The fully platform as a service (PaaS) cluster in the Azure cloud leaves the deployment and patching burden of the underlying software to Azure.

Given the deadline, the following Service Fabric benefits proved especially helpful:

• Speed of development: The powerful programming models provided by Service Fabric made it very easy for the developers to concentrate on business logic. Service Fabric managed the critical technical details—replication, resiliency, deployment systems, and more.
• Self-healing: The calculation solution required high resilience and availability. Service Fabric’s ability to provide self-healing was a big benefit. For example, if a node or a process fails, the system automatically starts new instance.
• Reliability: Financial simulations involve many calculation tasks that depend on the same data, so an easy way to optimize the application was to hold a copy of this data. A client application can send all the data it will need, then the tasks it wants to compute. A cache like this wouldn’t be of much use if it had to be rebuilt each time a node in the cloud is lost. Fortunately, Service Fabric makes it easy to write and manage reliable services. The developers used the Reliable Collections to handle data replication, so application code doesn’t have to deal with data management. Developers simply specify how many times to replicate a state across nodes for reliability. In case of failure, Service Fabric automatically fails over to another consistent replica, and the calculation does not lose progress. This enables the client to avoiding restarting the whole financial calculation.
• Programming model: Societe Generale and Qarnot took advantage of the productive programming models in Service Fabric to develop key components of their solution, from the gateway stateless service to the stateful calculation task service to the reliable actors used for task distribution.
• Scalability: Service Fabric provided the scale needed for the calculations, from one actor to thousands of actors. The developers saved countless hours—there was no need to manage the scale at the application level.
• Application lifecycle: The team can easily deploy a new version of the application with no downtime or deploy multiple instances of the same application. The flexibility of the cloud and of Service Fabric development tools allowed the team to fully integrate build, test, and deployment into Societe Generale’s continuous integration pipeline. Code is built and packaged, then tested on a local Service Fabric cluster. If all goes well, it is automatically deployed to a development cluster in Azure. The same tests can run against the local cluster and the development cluster in Azure, which allows the team to spot bugs very early in the chain. When a version has been validated, it can be deployed to the production cluster the same way it was deployed to the development cluster, and the same tests can be used to check that deployment went well.

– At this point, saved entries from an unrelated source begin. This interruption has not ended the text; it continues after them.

template <int H, int NW, int NB, bool FWD, bool CODED>
__device__ __forceinline__ void x3_step_body(const typename SirenArgsOf<CODED>::type& a, const int bid, const int nblk,
                                             const int sid) {
  using S = X3Shape<H, NW, NB>;
  constexpr int NS = S::NS, NTO = S::NTO, TW = S::TW, SL = S::SL, NG = S::NG, P = S::P;
  extern __shared__ __attribute__((aligned(16))) unsigned char smem_raw[];
  u32x4* act = reinterpret_cast<u32x4*>(smem_raw);
  f32x4* red = reinterpret_cast<f32x4*>(smem_raw + S::kActBytes);
  f32x4* ptl = reinterpret_cast<f32x4*>(smem_raw + S::kActBytes + S::kRedBytes);
  constexpr int LG = S::LG;
  const int tid = threadIdx.x;
  const int w = __builtin_amdgcn_readfirstlane(tid >> 6);
  const int lane = tid & 63, h = lane >> 5, j = lane & 31;
  u32x4* own = act + (size_t)(SL * w) * NB * kAP * 64 + lane;
  u32x4* park = own + (size_t)(kAP - 2) * NG * 64;
  constexpr bool IL = (NW == 8);
  const int L = a.L;
  const float* X = a.packed + x3_base(H, L);
  const f32x4* W0u = reinterpret_cast<const f32x4*>(X) + SL * w * 16;
  const float* WLu = X + 4 * H + SL * w * 16;
  const int h8 = h * 8;
  const float bL = a.packed[off_bl(H)];
  f32x4* stash = reinterpret_cast<f32x4*>(a.stash) +
                 ((int64_t)sid * NW + w) * (int64_t)(L > 1 ? L : 1) * NG * 128;
// ... 442 lines not shown
}

template <int H, int NW, int NB, int MINB, bool FWD, bool CODED>
int launch_x3(const typename SirenArgsOf<CODED>::type& a, int64_t n_upper, hipStream_t s) {
  using S = X3Shape<H, NW, NB>;
  static bool attr_done = false;
  if (!attr_done) {
    (void)hipFuncSetAttribute(reinterpret_cast<const void*>(&k_siren_step_x3<H, NW, NB, MINB, FWD, CODED>),
                              hipFuncAttributeMaxDynamicSharedMemorySize, (int)S::kLds);
    attr_done = true;
  }
  const int64_t tiles = (n_upper + S::P - 1) / S::P;
  const int64_t cap = 256 * MINB;
  const int blocks = (int)(tiles < cap ? (tiles < 1 ? 1 : tiles) : cap);
  hipLaunchKernelGGL((k_siren_step_x3<H, NW, NB, MINB, FWD, CODED>), dim3(blocks), dim3(64 * NW), S::kLds, s, a);
  return 0;
}

template <int H, int NW, int NB, int MINB, bool CODED>
int launch_x3_both(typename SirenArgsOf<CODED>::type a, int64_t n_upper, hipStream_t s) {
  using SB = X3Shape<H, NW, NB>;
  using SS = X3Shape<H, NW, 1>;
  constexpr size_t lds = SB::kLds > SS::kLds ? SB::kLds : SS::kLds;
  static bool attr_done = false;
  if (!attr_done) {
    (void)hipFuncSetAttribute(reinterpret_cast<const void*>(&k_siren_step_x3_both<H, NW, NB, MINB, CODED>),
                              hipFuncAttributeMaxDynamicSharedMemorySize, (int)lds);
    attr_done = true;
  }
  const int64_t cap = 256 * MINB;
  const int64_t tb = (n_upper + SB::P - 1) / SB::P, ts = (n_upper + SS::P - 1) / SS::P;
  a.big_blocks = (int)(tb < cap ? (tb < 1 ? 1 : tb) : cap);
  const int small_blocks = (int)(ts < cap ? (ts < 1 ? 1 : ts) : cap);
  hipLaunchKernelGGL((k_siren_step_x3_both<H, NW, NB, MINB, CODED>), dim3(a.big_blocks + small_blocks), dim3(64 * NW), lds, s, a);
  return 0;
}

}

constexpr int kNW256 = 8;
constexpr int kMinB256 = 1;
constexpr int kNB256 = 3;
constexpr int kMinB128 = 1;
bool siren_x3_supported(int H, int L) { return (H == 256 || H == 128) && L >= 1 && L <= 8; }

int64_t siren_x3_stash_floats(int H, int L) {
  if (H == 256) {
    return 256 * kMinB256 * (X3Shape<256, kNW256, kNB256>::kStashPerWg(L) + X3Shape<256, kNW256, 1>::kStashPerWg(L));
  }
  if (H == 128) return 256 * kMinB128 * X3Shape<128, 4, 3>::kStashPerWg(L);
  return 0;
}

void siren_x3_pack(const float* raw, float* packed, int H, int L, hipStream_t s) {
  const int64_t words = x16_base(H, L) - x3_base(H, L);
  hipLaunchKernelGGL(k_siren_pack_x3, dim3(iso_stream_grid(words, 256)), dim3(256), 0, s, raw, packed, H, L);
  if (L > 0) {
    hipLaunchKernelGGL(k_siren_wscale, dim3(L), dim3(256), 0, s, raw, packed, H, L);
    hipLaunchKernelGGL(k_siren_pack_f16, dim3(iso_stream_grid(2 * (int64_t)L * H * H, 256)), dim3(256), 0, s, raw, packed, H, L);
  }
}

int siren_x3_tail_blocks() { return 256 * kMinB256; }

template <bool CODED>
static int launch_tail(const typename SirenArgsOf<CODED>::type& a, hipStream_t s) {
  using SS = X3Shape<256, kNW256, 1>;
  static bool attr_done = false;
  if (!attr_done) {
    (void)hipFuncSetAttribute(reinterpret_cast<const void*>(&k_siren_tail_x3<256, kNW256, kMinB256, CODED>),
                              hipFuncAttributeMaxDynamicSharedMemorySize, (int)SS::kLds);
    attr_done = true;
  }
  hipLaunchKernelGGL((k_siren_tail_x3<256, kNW256, kMinB256, CODED>), dim3(siren_x3_tail_blocks()), dim3(64 * kNW256), SS::kLds, s, a);
  return 0;
}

“With Service Fabric, Societe Generale and Qarnot were able to speed up debugging and scaling, thanks to the on-premises deployment and the perfect integration with the development tools.”

Grégoire Sirou, CTO, Qarnot Computing

Summary

The challenge for Qarnot Computing and Societe Generale was to deliver a secure, modular, scalable, and resilient application in a very short timeframe.

Service Fabric was the right choice for the job. Its powerful toolbox handled the mechanics, so the development team could concentrate on business logic. The result is an innovative and high-quality solution that required just the right amount of effort to develop.

Now that the simulation platform is in production, the team can focus on integrating new types of simulations and scaling the platform to handle them. The goal is to enable more client applications to move away from legacy systems. The current platform lets clients use the computational capacities they want. The next stage is centered on client management. Future versions will integrate per-client capacity management and billing.